Wszystko mija... ;)

 Zamówienia SMS 663300770 lub przez Świece-Dobrych-Myśli-by-Ka-de-Cartró 

Cytrusy... pomarańcze, grejpfruty, mandarynki, cytryny... 

8. Wszystko mija, nawet najdłuższa żmija

W tym losowaniu Dobrych Myśli to naprawdę coś jest. Jeszcze się nie zdarzyło, żeby losujący nie trafił w punkt, w myśl, która w danym momencie jest ważna, inspirująca. A i mnie wciąż zaskakują te moje Dobre Myśli. 

Bo ileż może być zbiegów okoliczności? ;)

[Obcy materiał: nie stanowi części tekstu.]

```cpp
int lookup_permute_batch(zk_ctx* ctx, const void* const* d_inputs, const void* const* d_tables, size_t count, uint32_t k, uint32_t blinding_factors,
                         const void* h_blind_inputs, const void* h_blind_tables, void* const* d_out_inputs, void* const* d_out_tables) {
    if (count == 0) return ZK_OK;
    if (!d_inputs || !d_tables || !d_out_inputs || !d_out_tables || !h_blind_inputs || !h_blind_tables)
        return ctx->fail(ZK_ERR_ARG, "zk_lookup_permute_batch_dev: null argument");
    if (k < 1 || k > 26 || count > 4096) return ctx->fail(ZK_ERR_ARG, "zk_lookup_permute_batch_dev: k = %u / count = %zu out of range", k, count);
    const uint32_t n = 1u << k, nb = blinding_factors + 1;
    if (nb >= n) return ctx->fail(ZK_ERR_ARG, "zk_lookup_permute_batch_dev: blinding_factors too large");
    for (size_t l = 0; l < count; l++)
        if (!d_inputs[l] || !d_tables[l] || !d_out_inputs[l] || !d_out_tables[l]) return ctx->fail(ZK_ERR_ARG, "zk_lookup_permute_batch_dev: null column %zu", l);
    const uint32_t u = n - nb, S = 2 * (uint32_t)count;
    std::vector<const void*> scols(d_inputs, d_inputs + count);
    std::vector<uint32_t> tabcol(count);
    for (size_t l = 0; l < count; l++) {
        size_t c = count;
        while (c < scols.size() && scols[c] != d_tables[l]) c++;
        if (c == scols.size()) scols.push_back(d_tables[l]);
        tabcol[l] = (uint32_t)c;
    }
    const uint32_t C = (uint32_t)scols.size();
    const uint32_t nwg = (u + FS_TILE - 1) / FS_TILE, nxs = (u + XS_TILE - 1) / XS_TILE + 1;
    size_t off = 0;
    auto take = [&](size_t bytes) { size_t o = off; off += (bytes + 255) & ~(size_t)255; return o; };
    const size_t o_canon = take((size_t)C * u * 32), o_blind = take((size_t)S * nb * 32), o_ka = take((size_t)C * u * 8), o_kb = take((size_t)C * u * 8),
                 o_ia = take((size_t)C * u * 4), o_ib = take((size_t)C * u * 4), o_fl = take((size_t)S * u * 4), o_rk = take((size_t)S * u * 4),
                 o_lo = take((size_t)count * u * 4), o_gh = take((size_t)C * nwg * 256 * 4), o_xs = take((size_t)S * nxs * 4), o_sc = take((size_t)count * 64),
                 o_cs = take((size_t)C * 64), o_sh = take((size_t)C * 4), o_tc = take((size_t)count * 4), o_cp = take((size_t)S * sizeof(void*)),
                 o_op = take((size_t)S * sizeof(void*)), o_sp = take((size_t)C * sizeof(void*));
    ZK_HIP(ctx->ws_tmp.ensure(off + 256));
    char* base = (char*)ctx->ws_tmp.p;
    hipStream_t st = ctx->stream;
    std::vector<const void*> cols(S);
    std::vector<void*> outs(S);
    std::vector<unsigned char> blind((size_t)S * nb * 32);
    for (size_t l = 0; l < count; l++) {
        cols[2 * l] = d_inputs[l]; cols[2 * l + 1] = d_tables[l];
        outs[2 * l] = d_out_inputs[l]; outs[2 * l + 1] = d_out_tables[l];
        memcpy(&blind[(2 * l) * (size_t)nb * 32], (const char*)h_blind_inputs + l * (size_t)nb * 32, (size_t)nb * 32);
        memcpy(&blind[(2 * l + 1) * (size_t)nb * 32], (const char*)h_blind_tables + l * (size_t)nb * 32, (size_t)nb * 32);
    }
    ZK_HIP(hipMemcpyAsync(base + o_cp, cols.data(), S * sizeof(void*), hipMemcpyHostToDevice, st));
    ZK_HIP(hipMemcpyAsync(base + o_op, outs.data(), S * sizeof(void*), hipMemcpyHostToDevice, st));
    ZK_HIP(hipMemcpyAsync(base + o_sp, scols.data(), C * sizeof(void*), hipMemcpyHostToDevice, st));
    ZK_HIP(hipMemcpyAsync(base + o_tc, tabcol.data(), count * 4, hipMemcpyHostToDevice, st));
    ZK_HIP(hipMemcpyAsync(base + o_blind, blind.data(), blind.size(), hipMemcpyHostToDevice, st));
    ZK_HIP(hipMemsetAsync(base + o_sc, 0, count * 64, st));
    ZK_HIP(hipMemsetAsync(base + o_cs, 0, (size_t)C * 64, st));
    LpbArgs a;
    memset(&a, 0, sizeof a);
    a.cols = (const void* const*)(base + o_cp); a.outs = (void* const*)(base + o_op); a.scols = (const void* const*)(base + o_sp);
    a.tabcol = (const uint32_t*)(base + o_tc);
    a.u = u; a.n = n; a.nb = nb; a.S = S; a.C = C; a.nwg = nwg; a.nxs = nxs;
    a.canon = base + o_canon; a.key_a = (uint2*)(base + o_ka); a.key_b = (uint2*)(base + o_kb); a.idx_a = (uint32_t*)(base + o_ia); a.idx_b = (uint32_t*)(base + o_ib);
    a.flags = (uint32_t*)(base + o_fl); a.ranks = (uint32_t*)(base + o_rk); a.leftover = (uint32_t*)(base + o_lo); a.ghist = (uint32_t*)(base + o_gh);
    a.xsums = (uint32_t*)(base + o_xs); a.scal = (uint32_t*)(base + o_sc); a.cscal = (uint32_t*)(base + o_cs); a.shifts = (const uint32_t*)(base + o_sh);
    a.blind = base + o_blind;
    const int blk = ctx->tune.vec_block;
    const uint32_t g = (u + blk - 1) / blk;
    ZK_LAUNCH(lpb_canon_kernel, dim3(g, C), blk, 0, st, a);
    ZK_CHECK_LAUNCH();
    std::vector<uint32_t> sc((size_t)count * 16), csc((size_t)C * 16);
    ZK_HIP(hipMemcpyAsync(csc.data(), a.cscal, (size_t)C * 64, hipMemcpyDeviceToHost, st));
    ZK_HIP(hipStreamSynchronize(st));
    std::vector<uint32_t> shifts(C);
    uint32_t max_bits = 1;
    bool any_shift = false;
    for (uint32_t c = 0; c < C; c++) {
        const uint32_t* om = &csc[(size_t)c * 16];
        uint32_t nbits = 1;
        for (int wd = 7; wd >= 0; wd--)
            if (om[wd]) { uint32_t top = 31; while (!((om[wd] >> top) & 1)) top--; nbits = (uint32_t)wd * 32 + top + 1; break; }
        shifts[c] = nbits > 64 ? nbits - 64 : 0;
        any_shift |= shifts[c] != 0;
        max_bits = std::max(max_bits, std::min(nbits, 64u));
    }
    ZK_HIP(hipMemcpyAsync(base + o_sh, shifts.data(), (size_t)C * 4, hipMemcpyHostToDevice, st));
    uint32_t* sorted = a.idx_a;
    const bool use_order_check = any_shift;

    auto compact_sort = [&](const std::vector<uint32_t>& fcols, const std::vector<std::vector<uint32_t>>& stage_shift, const std::vector<uint32_t>& stage_bits) -> int {
        const uint32_t Fn = (uint32_t)fcols.size();
        if (!Fn) return ZK_OK;
        const size_t per = (size_t)Fn * u;
        size_t o2 = 0;
        auto take2 = [&](size_t bytes) { size_t o = o2; o2 += (bytes + 255) & ~(size_t)255; return o; };
        const size_t q_ka = take2(per * 8), q_kb = take2(per * 8), q_ia = take2(per * 4), q_ib = take2(per * 4), q_gh = take2((size_t)Fn * nwg * 256 * 4),
                     q_fc = take2((size_t)Fn * 4), q_fs = take2((size_t)Fn * 4 * stage_shift.size());
        ZK_HIP(ctx->ws_mid.ensure(o2 + 256));
        char* b2 = (char*)ctx->ws_mid.p;
        uint2 *rk_in = (uint2*)(b2 + q_ka), *rk_out = (uint2*)(b2 + q_kb);
        uint32_t *ri_in = (uint32_t*)(b2 + q_ia), *ri_out = (uint32_t*)(b2 + q_ib), *rgh = (uint32_t*)(b2 + q_gh);
        ZK_HIP(hipMemcpyAsync(b2 + q_fc, fcols.data(), (size_t)Fn * 4, hipMemcpyHostToDevice, st));
        for (size_t t = 0; t < stage_shift.size(); t++)
            ZK_HIP(hipMemcpyAsync(b2 + q_fs + t * Fn * 4, stage_shift[t].data(), (size_t)Fn * 4, hipMemcpyHostToDevice, st));
        const uint32_t* order = nullptr;
        for (size_t t = 0; t < stage_shift.size(); t++) {
            ZK_LAUNCH(lpb_rekey_kernel, dim3(g, Fn), blk, 0, st, a, (const uint32_t*)(b2 + q_fc), (const uint32_t*)(b2 + q_fs + t * Fn * 4), order, rk_in, ri_in);
            ZK_CHECK_LAUNCH();
            const uint32_t ps = (stage_bits[t] + 7) / 8;
            for (uint32_t p = 0; p < ps; p++) {
                ZK_LAUNCH(lpb_hist_kernel, dim3(nwg, Fn), FS_T, 0, st, (const uint2*)rk_in, u, p, rgh, nwg);
                ZK_CHECK_LAUNCH();
                ZK_LAUNCH(lpb_offsets_kernel, Fn, 256, 0, st, rgh, nwg);
                ZK_CHECK_LAUNCH();
                ZK_LAUNCH(lpb_scatter_kernel, dim3(nwg, Fn), FS_T, 0, st, (const uint2*)rk_in, (const uint32_t*)ri_in, rk_out, ri_out, u, p, (const uint32_t*)rgh, nwg);
                ZK_CHECK_LAUNCH();
                std::swap(rk_in, rk_out);
                std::swap(ri_in, ri_out);
            }
            std::swap(rk_in, rk_out);
            std::swap(ri_in, ri_out);
            order = ri_out;
        }
        for (uint32_t f = 0; f < Fn; f++)
            ZK_HIP(hipMemcpyAsync(sorted + (size_t)fcols[f] * u, order + (size_t)f * u, (size_t)u * 4, hipMemcpyDeviceToDevice, st));
        return ZK_OK;
    };
    auto low_stages = [&](const std::vector<uint32_t>& fcols, const std::vector<uint32_t>& lo_bit, const std::vector<uint32_t>& hi_bit,
                          std::vector<std::vector<uint32_t>>& stage_shift, std::vector<uint32_t>& stage_bits) {
        const uint32_t Fn = (uint32_t)fcols.size();
        uint32_t n_low = 0;
        for (uint32_t f = 0; f < Fn; f++) if (lo_bit[f] < 256) n_low = std::max(n_low, (hi_bit[f] - lo_bit[f]) / 64 + 1);
        for (uint32_t t = 0; t < n_low; t++) {
            std::vector<uint32_t> sh(Fn);
            uint32_t bits = 1;
            for (uint32_t f = 0; f < Fn; f++) {
                const uint32_t st_lo = lo_bit[f] == 256 ? 256 : lo_bit[f] + 64 * t;
                if (st_lo > hi_bit[f] || st_lo >= 256) { sh[f] = 255; continue; }
                sh[f] = st_lo;
                bits = std::max(bits, std::min(64u, hi_bit[f] - st_lo + 1));
            }
            stage_shift.push_back(sh); stage_bits.push_back(bits);
        }
        std::vector<uint32_t> sh(Fn);
        for (uint32_t f = 0; f < Fn; f++) sh[f] = shifts[fcols[f]];
        stage_shift.push_back(sh); stage_bits.push_back(max_bits);
    };
    auto tie_ranges = [&](const std::vector<uint32_t>& cols_, std::vector<uint32_t>& lo_bit, std::vector<uint32_t>& hi_bit) -> int {
        for (uint32_t c : cols_) ZK_HIP(hipMemsetAsync((char*)a.cscal + (size_t)c * 64, 0, 32, st));
        ZK_LAUNCH(lpb_tiemask_kernel, dim3(g, C), blk, 0, st, a, (const uint32_t*)sorted); ZK_CHECK_LAUNCH();
        ZK_HIP(hipMemcpyAsync(csc.data(), a.cscal, (size_t)C * 64, hipMemcpyDeviceToHost, st));
        ZK_HIP(hipStreamSynchronize(st));
        lo_bit.assign(cols_.size(), 256); hi_bit.assign(cols_.size(), 0);
        for (size_t f = 0; f < cols_.size(); f++) {
            const uint32_t* m = &csc[(size_t)cols_[f] * 16];
            for (uint32_t b = 0; b < 256; b++) if ((m[b >> 5] >> (b & 31)) & 1) { if (lo_bit[f] == 256) lo_bit[f] = b; hi_bit[f] = b; }
        }
        return ZK_OK;
    };

    const uint64_t hint_key = ((uint64_t)count << 40) ^ ((uint64_t)C << 20) ^ k;
    std::vector<uint32_t>& hint = ctx->lookup_tie_hint[hint_key];
    if (hint.size() != C) hint.assign(C, 0);
    std::vector<uint32_t> plain, hinted;
    for (uint32_t c = 0; c < C; c++) (hint[c] && shifts[c] ? hinted : plain).push_back(c);
    {
        std::vector<std::vector<uint32_t>> ss(1, std::vector<uint32_t>(plain.size()));
        for (size_t f = 0; f < plain.size(); f++) ss[0][f] = shifts[plain[f]];
        int rc = compact_sort(plain, ss, {max_bits});
        if (rc) return rc;
    }
    if (!hinted.empty()) {
        std::vector<uint32_t> lo_bit(hinted.size(), 0), hi_bit(hinted.size());
        for (size_t f = 0; f < hinted.size(); f++) hi_bit[f] = std::min(shifts[hinted[f]] - 1, hint[hinted[f]] - 1 + 16);
        std::vector<std::vector<uint32_t>> ss; std::vector<uint32_t> sb;
        low_stages(hinted, lo_bit, hi_bit, ss, sb);
        int rc = compact_sort(hinted, ss, sb);
        if (rc) return rc;
        ctx->last_ms["lookup_hinted_sorts"] += (double)hinted.size();
    }
    if (use_order_check) {
        ZK_LAUNCH(lpb_check_kernel, dim3(g, C), blk, 0, st, a, (const uint32_t*)sorted); ZK_CHECK_LAUNCH();
        ZK_HIP(hipMemcpyAsync(csc.data(), a.cscal, (size_t)C * 64, hipMemcpyDeviceToHost, st));
        ZK_HIP(hipStreamSynchronize(st));
        std::vector<uint32_t> fcols;
        for (uint32_t c = 0; c < C; c++) if (csc[(size_t)c * 16 + 8]) fcols.push_back(c);
        if (!fcols.empty()) {
            std::vector<uint32_t> lo_bit, hi_bit;
            int rc = tie_ranges(fcols, lo_bit, hi_bit);
            if (rc) return rc;
            std::vector<std::vector<uint32_t>> ss; std::vector<uint32_t> sb;
            low_stages(fcols, lo_bit, hi_bit, ss, sb);
            rc = compact_sort(fcols, ss, sb);
            if (rc) return rc;
            for (size_t f = 0; f < fcols.size(); f++) {
                hint[fcols[f]] = hi_bit[f] + 1;
                ZK_HIP(hipMemsetAsync((char*)a.cscal + (size_t)fcols[f] * 64 + 32, 0, 4, st));
            }
            ZK_LAUNCH(lpb_check_kernel, dim3(g, C), blk, 0, st, a, (const uint32_t*)sorted); ZK_CHECK_LAUNCH();
            ctx->last_ms["lookup_refined_sorts"] += (double)fcols.size();
        }
    }
    ZK_LAUNCH(lpb_fill_unconsumed_kernel, dim3(g, (uint32_t)count), blk, 0, st, a);
    ZK_CHECK_LAUNCH();
    ZK_LAUNCH(lpb_mark_kernel, dim3(g, (uint32_t)count), blk, 0, st, a, sorted);
    ZK_CHECK_LAUNCH();
    ZK_HIP(hipMemcpyAsync(a.ranks, a.flags, (size_t)S * u * 4, hipMemcpyDeviceToDevice, st));
    ZK_LAUNCH(lpb_tile_sum_kernel, dim3(nxs - 1, S), XS_T, 0, st, a);
    ZK_CHECK_LAUNCH();
    ZK_LAUNCH(lpb_sum_scan_kernel, S, lp_scan_threads(nxs - 1), 0, st, a);
    ZK_CHECK_LAUNCH();
    ZK_LAUNCH(lpb_apply_kernel, dim3(nxs - 1, S), XS_T, 0, st, a);
    ZK_CHECK_LAUNCH();
    ZK_HIP(hipMemcpyAsync(sc.data(), a.scal, count * 64, hipMemcpyDeviceToHost, st));
    ZK_HIP(hipMemcpyAsync(csc.data(), a.cscal, (size_t)C * 64, hipMemcpyDeviceToHost, st));
    ZK_HIP(hipStreamSynchronize(st));
    for (size_t l = 0; l < count; l++) {
        const uint32_t* h = &sc[l * 16];
        if (csc[l * 16 + 8] || csc[(size_t)tabcol[l] * 16 + 8])
            return ctx->fail(ZK_ERR_ARG, "zk_lookup_permute_dev: internal order violation in lookup %zu (%u input / %u table row pairs out of order after refinement)", l,
                             csc[l * 16 + 8], csc[(size_t)tabcol[l] * 16 + 8]);
        if (h[1]) return ctx->fail(ZK_ERR_ARG, "zk_lookup_permute_dev: %u input value(s) of lookup %zu are not in the table (halo2: Error::ConstraintSystemFailure)", h[1], l);
        if (h[2] != h[3]) return ctx->fail(ZK_ERR_ARG, "zk_lookup_permute_dev: internal count mismatch in lookup %zu (%u repeated rows, %u leftover table values)", l, h[2], h[3]);
    }
    ZK_LAUNCH(lpb_compact_kernel, dim3(g, (uint32_t)count), blk, 0, st, a);
    ZK_CHECK_LAUNCH();
    ZK_LAUNCH(lpb_assemble_kernel, dim3((n + blk - 1) / blk, (uint32_t)count), blk, 0, st, a, sorted);
    ZK_CHECK_LAUNCH();
    ZK_HIP(hipStreamSynchronize(st));
    ctx->last_ms["lookup_sorts"] += (double)count;
    return ZK_OK;
}
int lookup_permute(zk_ctx* ctx, const void* d_input, const void* d_table, uint32_t k, uint32_t blinding_factors, const void* h_blind_input,
                   const void* h_blind_table, void* d_out_input, void* d_out_table) {
    if (!d_input || !d_table || !d_out_input || !d_out_table || !h_blind_input || !h_blind_table)
        return ctx->fail(ZK_ERR_ARG, "zk_lookup_permute_dev: null argument");
    const void* ins[1] = {d_input}; const void* tabs[1] = {d_table};
    void* oi[1] = {d_out_input}; void* ot[1] = {d_out_table};
    return lookup_permute_batch(ctx, ins, tabs, 1, k, blinding_factors, h_blind_input, h_blind_table, oi, ot);
}

}
```

Baseline: 73400.

## Sort lookup columns on narrow adaptive key windows with local tie repair

The lookup permutation radix sort now keys each column on a window only as wide as needed for the domain size, about log2(u)+8 bits, instead of a fixed 64-bit key. Constant columns are detected and skip sorting, and per-column key widths reduce the number of radix passes. Order violations caused by ties are fixed by a new repair kernel that insertion-sorts short runs locally; long or deep runs fall back to a full 64-bit re-sort. The last pass writes indices straight into the sorted buffer instead of also copying keys. This trades fewer sort passes for extra check and repair kernels, more host synchronisation, and more complex control flow.

```diff
diff --git a/zk-dcap-verifier_amd/csrc/capi.hip b/zk-dcap-verifier_amd/csrc/capi.hip
--- a/zk-dcap-verifier_amd/csrc/capi.hip
+++ b/zk-dcap-verifier_amd/csrc/capi.hip
@@ -261,7 +261,7 @@
         {"msm_target_threads", &t.msm_target_threads}, {"msm_min_chunk", &t.msm_min_chunk}, {"msm_max_chunk", &t.msm_max_chunk},
         {"msm_max_chunk_wide", &t.msm_max_chunk_wide}, {"msm_merge_fanin", &t.msm_merge_fanin}, {"msm_tree_fanin", &t.msm_tree_fanin}, {"msm_block", &t.msm_block}, {"msm_runs", &t.msm_runs}, {"prover_side_lane", &t.prover_side_lane}, {"prover_lane_priority", &t.prover_lane_priority},
         {"ntt_tile_log", &t.ntt_tile_log}, {"ntt_threads", &t.ntt_threads}, {"ntt_max_radix_log", &t.ntt_max_radix_log}, {"ntt_plan", &t.ntt_plan}, {"ntt_full_twiddle_max_log", &t.ntt_full_twiddle_max_log}, {"ntt_coset_table", &t.ntt_coset_table}, {"ntt_col_major", &t.ntt_col_major},
-        {"vec_block", &t.vec_block}, {"quot_threads", &t.quot_threads},
+        {"vec_block", &t.vec_block}, {"quot_threads", &t.quot_threads}, {"lookup_window_bits", &t.lookup_window_bits},
         {"ntt_quarter_input", &t.ntt_quarter_input}, {"ntt_fuse_scale", &t.ntt_fuse_scale}, {"quot_piece_cosets", &t.quot_piece_cosets}, {"quot_factor_horner", &t.quot_factor_horner}, {"quot_degree_split", &t.quot_degree_split}, {"quot_group_factors", &t.quot_group_factors}, {"ntt_ws_limit_mb", &t.ntt_ws_limit_mb}, 
         {"quot_jit", &t.quot_jit}, {"quot_jit_group", &t.quot_jit_group}, {"quot_jit_waves", &t.quot_jit_waves}, {"quot_remat_ops", &t.quot_remat_ops}, {"quot_remat_distance", &t.quot_remat_distance}, {"keygen_wgs", &t.keygen_wgs}, {"mock_edge_wgs", &t.mock_edge_wgs}};
     for (auto& e : tab) if (!strcmp(e.k, key)) return e.v;
diff --git a/zk-dcap-verifier_amd/csrc/ctx.h b/zk-dcap-verifier_amd/csrc/ctx.h
--- a/zk-dcap-verifier_amd/csrc/ctx.h
+++ b/zk-dcap-verifier_amd/csrc/ctx.h
@@ -45,6 +45,7 @@
     int ntt_fuse_scale = 1;
     int ntt_quarter_input = 1;
     int vec_block = 256;
+    int lookup_window_bits = 0;
     int quot_threads = 128;
     int quot_piece_cosets = 1;
     int quot_degree_split = 1;
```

Koleżanka zamówiła między innymi świecę cytrusową. I napisała, że jedną myśl wylosuje, a jedną poprosi konkretną. Właśnie tę. "Wszystko mija, nawet najdłuższa żmija".

I dziś otworzyłam szkatułkę z myślami, i niechcący mi się wysypały. Pierwszą myśl, jaką podniosłam z podłogi... chyba nie muszę pisać :D

O tej mijającej żmiji to powtarzam sobie odkąd pamiętam. Najbardziej przydaje się w gorszych chwilach, ale prawda jest taka, że mija i złe, i dobre. Życie płynie, jak niekończąca się rzeka, i nikt, i nic nie powstrzyma zmian. Nawet jeśli my nic nie robimy, to świat dookoła robi, działa. I jak to potwierdzają prawa fizyki, świat wpływa na nas, a my na świat. I prędzej czy później, sytuacja się zmienia. Mija. Nawet najdłuższa chwila, ból, radość, burza i spokój. 

Mi daje to Nadzieję, ale daje też Pokorę. 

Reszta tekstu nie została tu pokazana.